Now, when a person actually follows such a sequence of redirections, they usually notice if they find themselves back at a place they’ve visited previously. But that only means that this particular kind of livelock is easy to detect. In general, detecting livelock is hard. Although deadlock is readily detected by constructing the “waits-for” graph, there is no comparably easy way to detect livelock. In the scenario where each of the processes is repeatedly in a deadlock and then out of a deadlock, it’s not obvious how any particular process can tell the difference between livelock and a run of bad luck. In the worst case, detecting livelock requires predicting the behavior of programs. Such prediction is equivalent to solving the halting problem—and as we learned in chapter 7, the halting problem is unsolvable.

Thrashing

Thrashing is a situation where multiple processes are spending all of their time in coordination overhead rather than in doing real work. Thrashing is similar to livelock in some ways but is distinct from it. The usual cause of thrashing is overload—as a step-taking system divides its resources among more and more processes, each process’s share of steps gets smaller. Eventually, that share is no more than the steps required for housekeeping and bookkeeping associated with each distinct process.

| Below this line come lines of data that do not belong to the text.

+      for (int e = 0; e < 8; ++e) {
+        float gv, dv;
+        dg_gelu_both((float)cb[e], gv, dv);
+        y[e] = (bf16)gv;
+        f[e] = (bf16)dv;
+      }
+      *(bf16x8*)cp = f;
+      *(bf16x8*)(a.C2 + (int64_t)m * a.ldc + n) = y;
+    } else if (MODE == DG_RESID) {
+      *(u32x4*)cp = raw;
+      const float rsv = a.rs ? a.rs[m / a.rps] : 1.0f;
+      f32x4 x0 = xin[it][0], x1 = xin[it][1];
+#pragma unroll
+      for (int e = 0; e < 4; ++e) {
+        x0[e] += rsv * gm0[e] * (float)cb[e];
+        x1[e] += rsv * gm1[e] * (float)cb[4 + e];
+      }
+      float* op = a.OUT + (int64_t)m * a.N + n;
+      *(f32x4*)op = x0;
+      *(f32x4*)(op + 4) = x1;
+    } else {
+      const bf16x8 h = hin[it];
+      bf16x8 d;
+#pragma unroll
+      for (int e = 0; e < 8; ++e) {
+        d[e] = (bf16)((MODE == DG_DFACT ? (float)h[e] : dg_gelu_grad((float)h[e])) * (float)cb[e]);
+        csum[e] += (float)d[e];
+      }
+      *(bf16x8*)cp = d;
+    }
+  }
+  if ((MODE == DG_DGELU || MODE == DG_DFACT) && a.colsum != nullptr) {
+#pragma unroll
+    for (int e = 0; e < 8; ++e) {
+      float v = csum[e];
+      v += __shfl_xor(v, 8, 64);
+      v += __shfl_xor(v, 16, 64);
+      v += __shfl_xor(v, 32, 64);
+      csum[e] = v;
+    }
+    if (srow == 0 && nok) {
+      float* base = a.colsum + (int64_t)(tm * 2 + wr) * a.N + n;
+      *(f32x4*)base = f32x4{csum[0], csum[1], csum[2], csum[3]};
+      *(f32x4*)(base + 4) = f32x4{csum[4], csum[5], csum[6], csum[7]};
+    }
+  }
+  }
+#ifdef DG_TRACE2
+  DGT2(3);
+  asm volatile("s_waitcnt vmcnt(0)" ::: "memory");
+  DGT2(4);
+#endif
+}
+
+__device__ __forceinline__ void dg_trace_start() {
+#if defined(DG_TRACE) || defined(DG_TRACE2)
+  const int lane = threadIdx.x & 63;
+  const int wid = __builtin_amdgcn_readfirstlane(threadIdx.x >> 6);
+#endif
+#ifdef DG_TRACE
   if (blockIdx.x == 0 && lane == 0) g_dg_trace[wid * 256 + 254] = __builtin_amdgcn_s_memrealtime();
 #endif
-  DGT();
   DGT2(0);
 #ifdef DG_TRACE2
   if (wid == 0 && lane == 0 && blockIdx.x < 4096) {
@@ -255,6 +726,26 @@
     g_dg_trace2[blockIdx.x * 8 + 7] = ((unsigned long long)hwid << 32) | xcc;
   }
 #endif
+}
+
+__device__ __forceinline__ void dg_build_bitmap(const DgArgs& a, unsigned long long* live_bm) {
+  const int lane = threadIdx.x & 63;
+  const int wid = __builtin_amdgcn_readfirstlane(threadIdx.x >> 6);
+  const int words = (a.tiles_m + 63) >> 6;
+  for (int w = wid; w < words; w += 8) {
+    const int p = w * 64 + lane;
+    const bool live = p < a.tiles_m && dg_panel_live(a.sample_scale, a.rows_per_sample, a.M, a.m_stride, a.m_base, p);
+    const unsigned long long m = __ballot(live);
+    if (lane == 0) live_bm[w] = m;
+  }
+  __syncthreads();
+}
+
+template <int MODE, int NT, bool SKIP = false>
+__global__ __launch_bounds__(512, 1) void dense_nt_kernel(DgArgs a) {
+  extern __shared__ __attribute__((aligned(16))) char lds[];
+  using GE = DgGeom<NT>;
+  dg_trace_start();
 
   const int bid = blockIdx.x;
   int tile, kt_begin, kt_end, part = 0, rem_idx = -1;
@@ -262,14 +753,7 @@
   bool dead_item = false;
   if constexpr (SKIP) {
     unsigned long long* const live_bm = (unsigned long long*)(lds + GE::LDS);
-    const int words = (a.tiles_m + 63) >> 6;
-    for (int w = wid; w < words; w += 8) {
-      const int p = w * 64 + lane;
-      const bool live = p < a.tiles_m && dg_panel_live(a.sample_scale, a.rows_per_sample, a.M, a.m_stride, a.m_base, p);
-      const unsigned long long m = __ballot(live);
-      if (lane == 0) live_bm[w] = m;
-    }
-    __syncthreads();
+    dg_build_bitmap(a, live_bm);
     dense_item_masked(a.tiles_m, a.tiles_n, a.full_tiles, a.split, a.tail_pad, bid, live_bm, tile, rem_idx, part, dead_item);
     tile = __builtin_amdgcn_readfirstlane(tile);
     rem_idx = __builtin_amdgcn_readfirstlane(rem_idx);
@@ -295,444 +779,30 @@
     kt_begin = (int)(((int64_t)nkt_all * part) / a.split);
     kt_end = (int)(((int64_t)nkt_all * (part + 1)) / a.split);
   }
-  int tm, tn;
-  {
-    const int G = 8;
-    const int per_group = G * a.tiles_n;
-    const int gidx = tile / per_group;
-    const int first_m = gidx * G;
-    const int gsz = (a.tiles_m - first_m) < G ? (a.tiles_m - first_m) : G;
-    const int in_g = tile - gidx * per_group;
-    tm = first_m + in_g % gsz;
-    tn = in_g / gsz;
-  }
-  const int m0 = tm * a.m_stride + a.m_base, n0 = tn * DG_BN;
-  if constexpr (SKIP) {
-    if (dead_item) {
-      if (part != 0) return;
-      constexpr int CPR = DG_BN / 8;
-      const u32x4 z = {0, 0, 0, 0};
-#pragma unroll 4
-      for (int p = threadIdx.x; p < DG_BM * CPR; p += 512) {
-        const int r = p / CPR, c = p - r * CPR;
-        const int m = m0 + r, n = n0 + c * 8;
-        if (m < a.M && n < a.N) {
-          *(u32x4*)(a.C + (int64_t)m * a.ldc + n) = z;
-          if (MODE == DG_GELU || MODE == DG_GELUF) *(u32x4*)(a.C2 + (int64_t)m * a.ldc + n) = z;
-        }
-      }
-      if ((MODE == DG_DGELU || MODE == DG_DFACT) && a.colsum != nullptr) {
-        const int t = threadIdx.x;
-        const int row = t / (DG_BN / 4), n = n0 + (t - row * (DG_BN / 4)) * 4;
-        if (row < 2 && n < a.N) *(f32x4*)(a.colsum + (int64_t)(tm * 2 + row) * a.N + n) = f32x4{0, 0, 0, 0};
-      }
-      return;
-    }
-  }
-  const int nkt = kt_end - kt_begin;
-  const int nunits = 4 * nkt;
-
-  const int drow = lane >> 3;
-  const int dch = (lane & 7) ^ drow;
-  const __amdgpu_buffer_rsrc_t rsA = __builtin_amdgcn_make_buffer_rsrc((void*)a.A, 0, (int)((int64_t)a.M * a.lda * 2), 0x27000);
-  const __amdgpu_buffer_rsrc_t rsB = __builtin_amdgcn_make_buffer_rsrc((void*)a.B, 0, (int)((int64_t)a.N * a.ldb * 2), 0x27000);
-  const int r0 = 16 * wid + drow;
-  const int am0 = m0, an0 = n0;
-  const unsigned voA = (unsigned)(((int64_t)(am0 + (r0 >> 6) * 128 + (r0 & 63)) * a.lda + dch * 8) * 2);
-  const int rb1 = 8 * NA * wid + drow;
-  const unsigned voB1 = (unsigned)(((int64_t)(an0 + (rb1 / (16 * NA)) * GE::WCOLS + (rb1 % (16 * NA))) * a.ldb + dch * 8) * 2);
-  const unsigned voB2 = (unsigned)(((int64_t)(an0 + (r0 >> 5) * GE::WCOLS + 16 * NA + (r0 & 31)) * a.ldb + dch * 8) * 2);
-  const int rowA8 = (int)(a.lda * 16), rowB8 = (int)(a.ldb * 16);
-  const int halfA = (int)(a.lda * 128);
-  const int kbase = kt_begin * (DG_BK * 2);
-
-  int u_issue = 0;
-  auto issue_unit = [&](auto kind_c) {
-    constexpr int KIND = decltype(kind_c)::value;
-    constexpr bool isA = KIND == 0 || KIND == 3;
-    char* dst = lds + ((u_issue >> 2) & 1) * GE::KT + GE::unit_off(KIND) + wid * (GE::unit_instr(KIND) * 1024);
-    const int so = kbase + (u_issue >> 2) * (DG_BK * 2) + (KIND == 3 ? halfA : 0);
-    if constexpr (isA) {
-      __builtin_amdgcn_raw_ptr_buffer_load_lds(rsA, (__attribute__((address_space(3))) void*)dst, 16, voA, so, 0, 0);
-      __builtin_amdgcn_raw_ptr_buffer_load_lds(rsA, (__attribute__((address_space(3))) void*)(dst + 1024), 16, voA, so + rowA8, 0, 0);
-    } else if constexpr (KIND == 1) {
-      __builtin_amdgcn_raw_ptr_buffer_load_lds(rsB, (__attribute__((address_space(3))) void*)dst, 16, voB1, so, 0, 0);
-      __builtin_amdgcn_raw_ptr_buffer_load_lds(rsB, (__attribute__((address_space(3))) void*)(dst + 1024), 16, voB1, so + rowB8, 0, 0);
-      if constexpr (NA == 3)
-        __builtin_amdgcn_raw_ptr_buffer_load_lds(rsB, (__attribute__((address_space(3))) void*)(dst + 2048), 16, voB1, so + 2 * rowB8, 0, 0);
-    } else {
-      __builtin_amdgcn_raw_ptr_buffer_load_lds(rsB, (__attribute__((address_space(3))) void*)dst, 16, voB2, so, 0, 0);
-      __builtin_amdgcn_raw_ptr_buffer_load_lds(rsB, (__attribute__((address_space(3))) void*)(dst + 1024), 16, voB2, so + rowB8, 0, 0);
-    }
-    ++u_issue;
-  };
-  auto young_instr = [&](int n) {
-    const int k1 = ((u_issue + 2) >> 2) - ((u_issue - n + 2) >> 2);
-    return 2 * n + (NA - 2) * k1;
-  };
-#define DG_IC(v) std::integral_constant<int, v>()
-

We also see a similar class of problem in everyday life: as people try to increase their intensity of multitasking, they eventually reach a point where they are ineffective because they are spending too little time “on task” vs. too much time being interrupted or reminding themselves of what they should be doing next.

The difference between livelock and thrashing might seem academic—after all, the real point in either case is that there’s a lot of activity but not much real progress. But it’s useful to distinguish them and understand what the differences mean. Livelock is not something that typically develops or goes away based on how much work needs to be done. Instead, livelock usually reflects some underlying design error that affects the correctness of the system. Something in the sequencing or arrangement of the processes means that it’s impossible for them to make progress, because they get in each other’s way.

In contrast, thrashing both appears and disappears based on how much work needs to be done. Thrashing is essentially about implementation costs. In thrashing, there is no structural or design problem with the processes that keeps them from working; instead, the process-related coordination overhead has become so high relative to their real work that little or no useful work is being done.